Whenever I read the story of Jesus’ temptations in the wilderness, I am transported back to the days of my sabbatical in the Holy Land in 1994 which I think I’ve spoken of from this pulpit before. I spent part of that time in the very Judean wilderness we heard about in the Gospel reading this morning.
The desert in which Jesus spent some forty days, fasting and in prayer, begins just outside the city of Jerusalem. In fact, it is positively startling to drive, or walk, a total of a few miles from Jerusalem’s city center…to crest the top of a little hill…and find yourself gazing out into some of the bleakest and most dangerous countryside in the world.

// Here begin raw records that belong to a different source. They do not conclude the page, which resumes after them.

class HipSolver:

    def __init__(self, verbosity=0, maxit=200, tolerance=1e-2, device_id=0, ilu_relaxation=0.9,
                 relax_mode="post_scale", reorder=None, zero_diag_fix=True, chain_length=0, spmv_pipe_wgs=0,
                 preconditioner="ilu0", cpr_reuse_setup=3, cpr_async_setup=0, cpr_amg_ilu_levels=None, cpr_gather_rows=None, half_product=0, pin_host_arrays=0, fused_reductions=0,
                 ilu_fillin_level=0):
        L = lib()
        cfg = Config()
        L.opmhip_default_config(C.byref(cfg))
        cfg.verbosity, cfg.maxit, cfg.tolerance, cfg.device_id = verbosity, maxit, tolerance, device_id
        cfg.ilu_relaxation = ilu_relaxation
        cfg.relax_mode = RELAX[relax_mode]
        if reorder is not None:
            cfg.reorder = REORDER[reorder]
        cfg.zero_diag_fix = int(zero_diag_fix)
        cfg.chain_length = int(chain_length)
        cfg.spmv_pipe_wgs = int(spmv_pipe_wgs)
        cfg.preconditioner = PRECONDITIONER[preconditioner]
        if cpr_amg_ilu_levels is not None:
            cfg.cpr_amg_ilu_levels = int(cpr_amg_ilu_levels)
        if cpr_gather_rows is not None:
            cfg.cpr_gather_rows = int(cpr_gather_rows)
        cfg.half_product = int(half_product)
        cfg.fused_reductions = int(fused_reductions)
        self._pin = bool(pin_host_arrays)
        cfg.pin_host_arrays = int(pin_host_arrays)
        cfg.cpr_async_setup = int(cpr_async_setup)
        cfg.cpr_reuse_setup = int(cpr_reuse_setup)
        self._h = C.c_void_p()
        rc = L.opmhip_create(C.byref(cfg), C.byref(self._h))
        if rc != SUCCESS:
            raise OpmHipError(rc, L.opmhip_last_error(None).decode())
        self.Nb = self.nnzb = 0
        if ilu_fillin_level:
            self._check(L.opmhip_set_ilu_fillin_level(self._h, int(ilu_fillin_level)))

    def close(self):
        if getattr(self, "_h", None) and self._h.value:
            lib().opmhip_destroy(self._h)
            self._h = C.c_void_p()
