# CEA-LIST/runia_core

Measured on AMD Instinct MI355X. Metric: OOD scores/sec, LaREM 16-MC PCA-256 (ResNet-18 layer4 latent 512x4x4), higher is better.
Workload: dtype f64

## Files before the change

include/runia_hip.h:

```cpp
#ifndef RUNIA_HIP_H
#define RUNIA_HIP_H

#include <stddef.h>
#include <stdint.h>

#ifdef __cplusplus
extern "C" {
#endif

#define RUNIA_OK 0
#define RUNIA_E_INVALID (-1)
#define RUNIA_E_LAUNCH (-2)
#define RUNIA_E_NODEVICE (-3)
#define RUNIA_E_WORKSPACE (-4)

typedef void* runia_stream_t;

int runia_abi_version(void);
const char* runia_error_string(int code);
int runia_device_count(void);
int runia_clock_probe(uint64_t* out4, int chain, runia_stream_t stream);
int runia_time_next_launch(void* start_event, void* stop_event);

int runia_mc_stack_f32(const float* x, const float* rand, int64_t rand_image_stride, float* out,
// ... 71 lines not shown

int runia_row_lse_msp_f32(const float* logits, float* lse, float* msp, int64_t N, int64_t C,
                          runia_stream_t stream);

int runia_l2_normalize_f32(const float* x, float* y, int64_t N, int64_t D, runia_stream_t stream);
size_t runia_knn_workspace_bytes(int64_t N, int64_t M, int64_t D, int k);
int runia_knn_piece_products(int64_t N, int64_t M, int64_t D);
size_t runia_knn_bank_state_bytes(int64_t M, int64_t D);
int runia_knn_prepare_bank_f32(const float* bank, void* state, size_t state_bytes, int64_t M, int64_t D,
                               runia_stream_t stream);
size_t runia_knn_prepared_workspace_bytes(int64_t N, int64_t M, int64_t D, int k);
int runia_knn_kth_prepared_f32(const float* q, const float* bank, const void* state, size_t state_bytes, float* score,
                               void* workspace, size_t workspace_bytes, int64_t N, int64_t M, int64_t D, int k,
                               runia_stream_t stream);
int runia_knn_kth_f32(const float* q, const float* bank, float* score, void* workspace,
                      size_t workspace_bytes, int64_t N, int64_t M, int64_t D, int k,
                      runia_stream_t stream);

int runia_kde_score_f64(const double* train, const double* x, double* score, int64_t M, int64_t N,
                        int64_t D, double bandwidth, runia_stream_t stream);
int runia_kde_score_kernel_f64(const double* train, const double* x, double* score, int64_t M, int64_t N, int64_t D,
                               double bandwidth, int kind, runia_stream_t stream);
int runia_row_sqnorm_f64(const double* x, double* out, int64_t N, int64_t D, runia_stream_t stream);
size_t runia_kde_workspace_bytes(int64_t N, int64_t M);
int runia_kde_score_packed_f64(const double* packed_train_t, const double* train_sqnorm, const double* x,
                               double* score, void* workspace, size_t workspace_bytes, int64_t M, int64_t N,
                               int64_t D, double bandwidth, runia_stream_t stream);
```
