__global__ __launch_bounds__(256) void sumsq_partial_kernel(const float* __restrict__ x, float* __restrict__ partial, long long n) {
  __shared__ float scratch[16];
  float s0 = 0.f, s1 = 0.f;
  const long long n4 = n >> 2;
  const f32x4_t* x4 = (const f32x4_t*)x;
  for (long long i = (long long)blockIdx.x * 256 + threadIdx.x; i < n4; i += (long long)gridDim.x * 256) {
    const f32x4_t v = x4[i];
    s0 += v[0] * v[0] + v[1] * v[1];
    s1 += v[2] * v[2] + v[3] * v[3];
  }
  if (blockIdx.x == 0 && threadIdx.x < (n & 3)) { const float v = x[(n4 << 2) + threadIdx.x]; s0 += v * v; }
  const float s = block_sum(s0 + s1, scratch);
  if (threadIdx.x == 0) partial[blockIdx.x] = s;
}
__global__ __launch_bounds__(256) void sum_final_kernel(const float* __restrict__ partial, float* __restrict__ out, int P,
                                                        int accumulate) {
  __shared__ float scratch[16];
  float s = 0.f;
  int i0 = 0;
  if ((((uintptr_t)partial) & 15) == 0) {
    const f32x4_t* p4 = (const f32x4_t*)partial;
    const int n4 = P >> 2;
    f32x4_t a0 = {0.f, 0.f, 0.f, 0.f}, a1 = a0, a2 = a0, a3 = a0;
    int i = threadIdx.x;
    for (; i + 768 < n4; i += 1024) { a0 += p4[i]; a1 += p4[i + 256]; a2 += p4[i + 512]; a3 += p4[i + 768]; }
    for (; i < n4; i += 256) a0 += p4[i];
    const f32x4_t a = (a0 + a1) + (a2 + a3);
    s = (a[0] + a[1]) + (a[2] + a[3]);
    i0 = n4 << 2;
  }
  for (int i = i0 + threadIdx.x; i < P; i += 256) s += partial[i];
  s = block_sum(s, scratch);
  if (threadIdx.x == 0) out[0] = accumulate ? out[0] + s : s;
// ... 219 lines not shown
  MLA_CHECK_ARG(p && g && m && v && n >= 0 && step >= 1 && n_decay >= 0 && n_decay <= n, "mla_adamw_step: bad args");
  if (n == 0) return 0;
  const float bc1 = 1.f - powf(beta1, (float)step), bc2 = 1.f - powf(beta2, (float)step);
  const long long n4 = (AL16(p) && AL16(g) && AL16(m) && AL16(v) && (p16 == nullptr || ((uintptr_t)p16 & 7) == 0) && (n_decay & 3) == 0) ? n / 4 : 0;
  if (n4) {
    static const int variant = getenv("MLA_ADAMW_VARIANT") ? atoi(getenv("MLA_ADAMW_VARIANT")) : 0;
    const dim3 grid(grid_for(n4, adamw_grid_cap()));
#define ADAMW_LAUNCH(U, N) hipLaunchKernelGGL((adamw_vec4_kernel<U, N>), grid, dim3(256), 0, stream, (f32x4_t*)p, (const f32x4_t*)g, (f32x4_t*)m, \
                       (f32x4_t*)v, (u32x2_t*)p16, n4, lr, beta1, beta2, eps, weight_decay, bc1, bc2, grad_scale, n_decay / 4)
    if (variant == 1) ADAMW_LAUNCH(2, true);
    else if (variant == 9) ADAMW_LAUNCH(1, true);
    else if (variant == 3) ADAMW_LAUNCH(1, false);
    else if (variant == 4) ADAMW_LAUNCH(2, false);
    else ADAMW_LAUNCH(4, true);
#undef ADAMW_LAUNCH
  }
  const long long done = n4 * 4;
  if (done < n)
    hipLaunchKernelGGL(adamw_kernel, dim3(grid_for(n - done, 8192)), dim3(256), 0, stream, p + done, g + done, m + done, v + done,
                       p16 ? (bf16_t*)p16 + done : (bf16_t*)nullptr, n - done, lr, beta1, beta2, eps, weight_decay, bc1, bc2, grad_scale,
                       n_decay > done ? n_decay - done : 0);
  MLA_LAUNCH_CHECK();
}
extern "C" int mla_adamw_step(float* p, const float* g, float* m, float* v, void* p16, long long n, float lr, float beta1,
                              float beta2, float eps, float weight_decay, int step, const float* grad_scale,
                              hipStream_t stream) {
  return adamw_impl(p, g, m, v, p16, n, n, lr, beta1, beta2, eps, weight_decay, step, grad_scale, stream);
}
extern "C" int mla_adamw_step_groups(float* p, const float* g, float* m, float* v, void* p16, long long n, long long n_decay, float lr,
                                     float beta1, float beta2, float eps, float weight_decay, int step, const float* grad_scale,
                                     hipStream_t stream) {
  return adamw_impl(p, g, m, v, p16, n, n_decay, lr, beta1, beta2, eps, weight_decay, step, grad_scale, stream);
}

This particular desert is not miles and miles of snow white sand drifts like you sometimes visualize it. It is bleak, barren, rocky ground, so hot and dry that you must wear a hat at all times and drink water constantly in order not to dehydrate and suffer heat stroke in a hurry. I can remember the Dean of St. George’s College in Jerusalem telling us all to “drink water, drink water” whenever he saw any of us yawning, fearing that we were beginning to dehydrate before his very eyes.
A person can die in a couple of days in the desert unless you can find shade and drink plenty of water. My assumption is that Jesus fasted from solid food for forty days (which others have done, before and since) but not from water.
During those days of fasting and prayer, Jesus – as a relatively young man, by our standards, but in those days it may have seemed more like mid-life – struggled with just what his life and ministry were going to look like. He had inaugurated his public ministry by being baptized in the Jordan by John, and immediately felt led by the Holy Spirit to make an extended retreat, to take a mini sabbatical, to get some perspective on his life and to seek fresh energy for what lay ahead. As we all know, he had to wrestle with several primary temptations, according to the Gospel writers. Anglican New Testament scholar, Tom Wright, summarizes it this way:
“The struggle is precisely about the nature of Jesus’ vocation and ministry. The pull of hunger, the lure of cheap and quick ‘success’, the desire to change the vocation to be a light to the world into the vocation to bring all nations under his powerful rule by other means – all these would easily combine into the temptation to doubt the nature of the vocation of which he had been sure at the time of John’s baptism. If you are the Son of God…” the tempter says.
“There are many different styles of career, ministry, and agenda that Jesus might have adopted. Messiahs came in many shapes and sizes. It was by no means clear from anything in the culture of the time exactly how someone who believed himself to be the eschatological prophet, let alone YHWH’s anointed, ought to behave, what his programme should be, or how he should set about implementing it. Finding the way forward was bound to be a battle, involving all the uncertainty and doubt inherent in going out into unknown territory assumed to be under enemy occupation.” (Wright’s Jesus page 458)
The enemy, in this case, was not the Roman Empire or Jewish religion gone wrong, but Satan himself! It was likely this decisive battle in the wilderness to which Jesus was referring when he said, later in Matthew, in the context of the Beelzebul controversy “…how can one enter a strong man’s house and plunder his property, without first tying up the strong man. Then indeed the house can be plundered!” (Matthew 12:29) In the wilderness, Jesus tied up “the strong man” – his Adversary.
I don’t know what temptations you are facing in your life. But, if you’re anything like me, they may not be so different from the ones Jesus faced – in degree perhaps, but not in kind. The pull of hunger, the lure of cheap and quick “success,” the desire to control others. Most of us eat too much and drink too much. We are tempted to take short cuts to whatever “success” story appears to be out there for us. And we certainly fall into patterns of domination and control – often of those closest to us.
And the tools we have to confront those temptations are pretty much the same ones Jesus had as well. Being attentive to God’s word…refusing to put God to the test…worshipping and serving God and God alone. You may not be able to take a mini sabbatical or even make a Lenten retreat this year. But you are entering more fully today into the holy season of Lent.
Like Jesus’ experience, it is a forty day period of fasting and of prayer. A time to listen for God’s word…a time to stop testing and challenging God…a time for worship and for service. I hope you’ve taken on some spiritual disciplines which can help you do some of those things. The Ash Wednesday Liturgy told us what some of those disciplines are, and it’s not too late to begin today if you haven’t already! Self-examination – looking inside oneself. Repentance – turning away from destructive behavior and thoughts. Prayer – for strength and direction. Fasting – in order to give. Self-denial – so that others may have enough. Reading and meditating on the Scriptures – to teach you how to do all this.
I invite you then, once again, in the name of the Church, to the observance of a holy Lent this year by embracing those disciplines. May our prayer this Lent be the prayer of the Psalmist. A prayer which, no doubt, Jesus himself prayed during his Lent, his forty days in the wilderness, during some scorching days and freezing, lonely nights:
“Create in me a clean heart, O God…
And renew a right spirit within me…
Cast me not away from your presence…
And take not your Holy Spirit from me…
Give me the joy of your saving help again…
And sustain me with your bountiful Spirit.”